PROBLEM:
From the data below, set down exactly the lines between the one holding "u32 *keys_in, const" and the one holding "u32 *n_valid_p, long", inclusive, and no others.

[Collected data]

+__global__ __launch_bounds__(256) void home_keys_hist_kernel(QueryView Q, const u32 *q_prefix, u32 *keys, u32 *vals, long long n_slots, int cbits, int sub_bits,
+                                                             u32 *hist, u32 *pos_of_slot, size_t n_pass_slots) {
+  __shared__ u32 h[4 * 256];
+  for (int i = threadIdx.x; i < 4 * 256; i += 256) h[i] = 0u;
+  __syncthreads();
+  const u64 cmask = (1ull << cbits) - 1ull;
+  const int ny = 1 << (sub_bits >> 1), nz = 1 << (sub_bits - (sub_bits >> 1));
+  for (long long d = (long long)blockIdx.x * 256 + threadIdx.x; d < n_slots; d += (long long)gridDim.x * 256) {
+    const int q = (int)(d / Q.stride);
+    const u32 i = (u32)(d - (long long)q * Q.stride);
+    if (i >= Q.count[q]) continue;
+    const u64 code = label_code(Q.label[d * 3 + 0], Q.label[d * 3 + 1], Q.label[d * 3 + 2]);
+    const double s0 = Q.side[d * 3 + 0], s1 = Q.side[d * 3 + 1], s2 = Q.side[d * 3 + 2];
+    const u64 x = home_coord(s0, cmask), y = home_coord(s1, cmask), z = home_coord(s2, cmask);
+    const double f1 = s1 - (double)(int)s1, f2 = s2 - (double)(int)s2;
+    const u64 sub = (u64)min(max((int)(f1 * ny), 0), ny - 1) * nz + (u64)min(max((int)(f2 * nz), 0), nz - 1);
+    const u32 key = (u32)(((((code << cbits | x) << cbits | y) << cbits) | z) << sub_bits | sub);
+    const u32 idx = q_prefix[q] + i;
+    keys[idx] = key;
+    vals[idx] = (u32)d;
+#pragma unroll
+    for (int b = 0; b < 4; b++) atomicAdd(&h[b * 256 + ((key >> (8 * b)) & 255u)], 1u);
+  }
+  __syncthreads();
+  for (int i = threadIdx.x; i < 4 * 256; i += 256)
+    if (h[i]) atomicAdd(&hist[i], h[i]);
+  uint4 *p4 = reinterpret_cast<uint4 *>(pos_of_slot);
+  const size_t n4 = n_pass_slots / 4, step = (size_t)gridDim.x * 256, first = (size_t)blockIdx.x * 256 + threadIdx.x;
+  for (size_t i = first; i < n4; i += step) p4[i] = make_uint4(SGTD_NO_PASS, SGTD_NO_PASS, SGTD_NO_PASS, SGTD_NO_PASS);
+  for (size_t i = n4 * 4 + first; i < n_pass_slots; i += step) pos_of_slot[i] = SGTD_NO_PASS;
+}
+
+__global__ __launch_bounds__(SGTD_OS_THREADS) __attribute__((amdgpu_waves_per_eu(4))) void order_sort_pass_kernel(
+const u32 *keys_in, const u32 *vals_in, u32 *keys_out, u32 *vals_out,
+                                                                          const u32 *n_valid_p, long long n_cap, u32 *work, u32 tiles_cap, int pass,
+                                                                          u32 max_polls, u32 *giveup) {
+  constexpr int NW = SGTD_OS_THREADS / SGTD_WAVE;
+  constexpr u32 PER_WAVE = SGTD_OS_TILE / NW;
+  __shared__ u32 s_key[SGTD_OS_TILE], s_val[SGTD_OS_TILE];
+  __shared__ u32 s_wcnt[NW][256];
+  __shared__ u32 s_start[256];
+  __shared__ u32 s_gbase[256];
+  __shared__ u32 s_scan[NW + 1];
+  __shared__ u32 s_tile, s_quit;
+  const u32 tid = threadIdx.x, wid = tid >> 6, lane = tid & 63u;
+  const u32 nv = (u32)min((long long)*n_valid_p, n_cap);
+  const u32 ntiles = min((nv + SGTD_OS_TILE - 1u) / SGTD_OS_TILE, tiles_cap);
+  if (blockIdx.x >= ntiles) return;
+  if (tid == 0) { s_tile = atomicAdd(&work[OW_TICKET + pass], 1u); s_quit = order_ld(giveup); }
+  for (u32 i = tid; i < NW * 256u; i += SGTD_OS_THREADS) (&s_wcnt[0][0])[i] = 0u;
+  __syncthreads();
+  const u32 tile = s_tile;
+  if (s_quit || tile >= ntiles) return;
+  u32 *state = work + order_sort_state_at(pass, tiles_cap);
+  const u32 base = tile * SGTD_OS_TILE, n_tile = min((u32)SGTD_OS_TILE, nv - base);
+  const int shift = 8 * pass;
+  u32 key[SGTD_OS_ITEMS], place[SGTD_OS_ITEMS];
+#pragma unroll
+  for (int r = 0; r < SGTD_OS_ITEMS; r++) {
+    const u32 i = wid * PER_WAVE + (u32)r * SGTD_WAVE + lane;
+    key[r] = i < n_tile ? keys_in[base + i] : 0xFFFFFFFFu;
+  }
+#pragma unroll
+  for (int r = 0; r < SGTD_OS_ITEMS; r++) {
+    const u32 i = wid * PER_WAVE + (u32)r * SGTD_WAVE + lane;
+    const bool valid = i < n_tile;
+    const u32 digit = (key[r] >> shift) & 255u;
+    u32 rank, count;
+    wave_group_rank<8>(digit, valid, rank, count);
+    const u32 have = s_wcnt[wid][digit];
+    __builtin_amdgcn_wave_barrier();
+    if (valid && rank == 0) s_wcnt[wid][digit] = have + count;
+    __builtin_amdgcn_wave_barrier();
+    place[r] = have + rank;
+  }
+  __syncthreads();
+  u32 cnt = 0;
+  if (tid < 256u) {
+#pragma unroll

THE COMPLETED TASK:
+const u32 *keys_in, const u32 *vals_in, u32 *keys_out, u32 *vals_out,
+                                                                          const u32 *n_valid_p, long long n_cap, u32 *work, u32 tiles_cap, int pass,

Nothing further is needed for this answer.